To do:
When a line of the entries contains the word "hipFree", report that line.

Supplied entries:

int mpsk_ctx_create(int device, mpsk_ctx** out) {
  REQUIRE(out != nullptr, "out is NULL");
  int ndev = 0;
  HIPCHK(hipGetDeviceCount(&ndev));
  REQUIRE(device >= 0 && device < ndev, "no such HIP device (is a GPU visible?)");
  HIPCHK(hipSetDevice(device));
  hipDeviceProp_t prop;
  HIPCHK(hipGetDeviceProperties(&prop, device));
  if (std::strncmp(prop.gcnArchName, "gfx950", 6) != 0)
    return fail(MPSK_ERR_UNSUPPORTED, std::string("libmpsk is built for gfx950 only, device is ") + prop.gcnArchName);
  mpsk_ctx* c = new mpsk_ctx();
  c->device = device;
  HIPCHK(hipMalloc(&c->d_scal, sizeof(double) * MAXK));
  HIPCHK(hipMalloc(&c->d_partial, sizeof(double) * MPSK_DOT_SCRATCH));
  HIPCHK(hipHostMalloc(&c->h_scal, sizeof(double) * MAXK, hipHostMallocDefault));
  HIPCHK(hipMalloc(&c->d_coef, sizeof(double) * MAXCOEF));
  HIPCHK(hipHostMalloc(&c->h_coef, sizeof(double) * MAXCOEF, hipHostMallocDefault));
  HIPCHK(hipEventCreateWithFlags(&c->ev_coef, hipEventDisableTiming | hipEventDisableSystemFence));
  HIPCHK(hipMalloc(&c->d_flag, 64));
  HIPCHK(hipHostMalloc(&c->h_flags, 64, hipHostMallocDefault));
  HIPCHK(hipStreamCreateWithFlags(&c->stream2, hipStreamNonBlocking));
  c->xstreams[0] = c->stream2;
  HIPCHK(hipStreamCreateWithFlags(&c->xstreams[1], hipStreamNonBlocking));
  HIPCHK(hipStreamCreateWithFlags(&c->xstreams[2], hipStreamNonBlocking));
  HIPCHK(hipEventCreateWithFlags(&c->ev_fork, hipEventDisableTiming | hipEventDisableSystemFence));
  HIPCHK(hipEventCreateWithFlags(&c->ev_join, hipEventDisableTiming | hipEventDisableSystemFence));
  gemm_retain_stream(c->stream);
  gemm_retain_stream(c->stream2);
  gemm_retain_stream(c->xstreams[1]);
  gemm_retain_stream(c->xstreams[2]);
  *out = c;
  return MPSK_OK;
}

int mpsk_ctx_destroy(mpsk_ctx* c) {
  if (!c) return MPSK_OK;
  (void)hipSetDevice(c->device);
  if (c->on_side) (void)mpsk_ctx_side_end(c);
  if (c->pend.active) (void)mpsk_qr_commit(c, nullptr);
  (void)hipStreamSynchronize(c->stream);
  if (c->stream2) (void)hipStreamSynchronize(c->stream2);
  gemm_release_stream(c->stream);
  gemm_release_stream(c->stream2);
  for (auto& kv : c->pair_plans) mix_plan_destroy(&kv.second);
  for (auto& b : c->pool) { if (b.p) (void)hipFree(b.p); if (b.ev) (void)hipEventDestroy(b.ev); }
  if (c->ws) (void)hipFree(c->ws);
  if (c->d_scal) (void)hipFree(c->d_scal);
  if (c->d_partial) (void)hipFree(c->d_partial);
  if (c->h_scal) (void)hipHostFree(c->h_scal);
  if (c->d_coef) (void)hipFree(c->d_coef);
  if (c->h_coef) (void)hipHostFree(c->h_coef);
  if (c->ev_coef) (void)hipEventDestroy(c->ev_coef);
  if (c->d_flag) (void)hipFree(c->d_flag);
  if (c->h_flags) (void)hipHostFree(c->h_flags);
  if (c->ws2) (void)hipFree(c->ws2);
  if (c->ws3) (void)hipFree(c->ws3);
  if (c->exws) (void)hipFree(c->exws);
  for (auto& kv : c->prod_tabs) (void)hipFree(kv.second);
  for (int i = 0; i < 4; ++i) if (c->cxws[i]) (void)hipFree(c->cxws[i]);
  for (int i = 1; i < 3; ++i)
    if (c->xstreams[i]) { (void)hipStreamSynchronize(c->xstreams[i]); gemm_release_stream(c->xstreams[i]); (void)hipStreamDestroy(c->xstreams[i]); }
  if (c->stream2) { (void)hipStreamSynchronize(c->stream2); (void)hipStreamDestroy(c->stream2); }
  if (c->ev_fork) (void)hipEventDestroy(c->ev_fork);
  if (c->ev_join) (void)hipEventDestroy(c->ev_join);
  delete c;
  return MPSK_OK;
}

int mpsk_ctx_set_stream(mpsk_ctx* c, void* s) {
  REQUIRE(c, "ctx is NULL");
  REQUIRE(!c->on_side, "not inside a side-stream section (mpsk_ctx_side_end first)");
  REQUIRE(!c->pend.active, "a deferred factorization is pending (mpsk_qr_commit first)");
  if (c->stream != (hipStream_t)s) {
    (void)hipSetDevice(c->device);
    (void)hipStreamSynchronize(c->stream);
    gemm_release_stream(c->stream);
    gemm_retain_stream((hipStream_t)s);
  }
  c->stream = (hipStream_t)s;
  return MPSK_OK;
}
// ... 969 lines not shown
  const bool cplx = h->H->dtype == MPSK_C128;
  const bool shift = a0[0] != 0.0 || (cplx && a0[1] != 0.0);
  const bool scale = a1[0] != 1.0 || (cplx && a1[1] != 0.0);
  REQUIRE(!shift || (h->Dlo == h->Dl && nblk == 1), "a shift needs a square operator (Dlo == Dl) on the plain vector layout");
  if (int rc = mpsk_hac_apply(h, x, nblk, y)) return rc;
  if (!shift && !scale) return MPSK_OK;
  mpsk_ctx* c = h->ctx;
  const int64_t n = (int64_t)h->Dlo * h->H->d * h->Dr;
  if (cplx) {
    HIPCHK(vec_axpby_c(a0, shift ? (const double*)x : nullptr, a1, (double*)y, n, c->stream));
  } else if (shift) {
    HIPCHK(vec_axpby(a0[0], (const double*)x, a1[0], (double*)y, n, c->stream));
  } else {
    HIPCHK(vec_scal(a1[0], (double*)y, n, c->stream));
  }
  return MPSK_OK;
}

The completed task:
  for (auto& b : c->pool) { if (b.p) (void)hipFree(b.p); if (b.ev) (void)hipEventDestroy(b.ev); }
  if (c->ws) (void)hipFree(c->ws);
  if (c->d_scal) (void)hipFree(c->d_scal);
  if (c->d_partial) (void)hipFree(c->d_partial);
  if (c->d_coef) (void)hipFree(c->d_coef);
  if (c->d_flag) (void)hipFree(c->d_flag);
  if (c->ws2) (void)hipFree(c->ws2);
  if (c->ws3) (void)hipFree(c->ws3);
  if (c->exws) (void)hipFree(c->exws);
  for (auto& kv : c->prod_tabs) (void)hipFree(kv.second);
  for (int i = 0; i < 4; ++i) if (c->cxws[i]) (void)hipFree(c->cxws[i]);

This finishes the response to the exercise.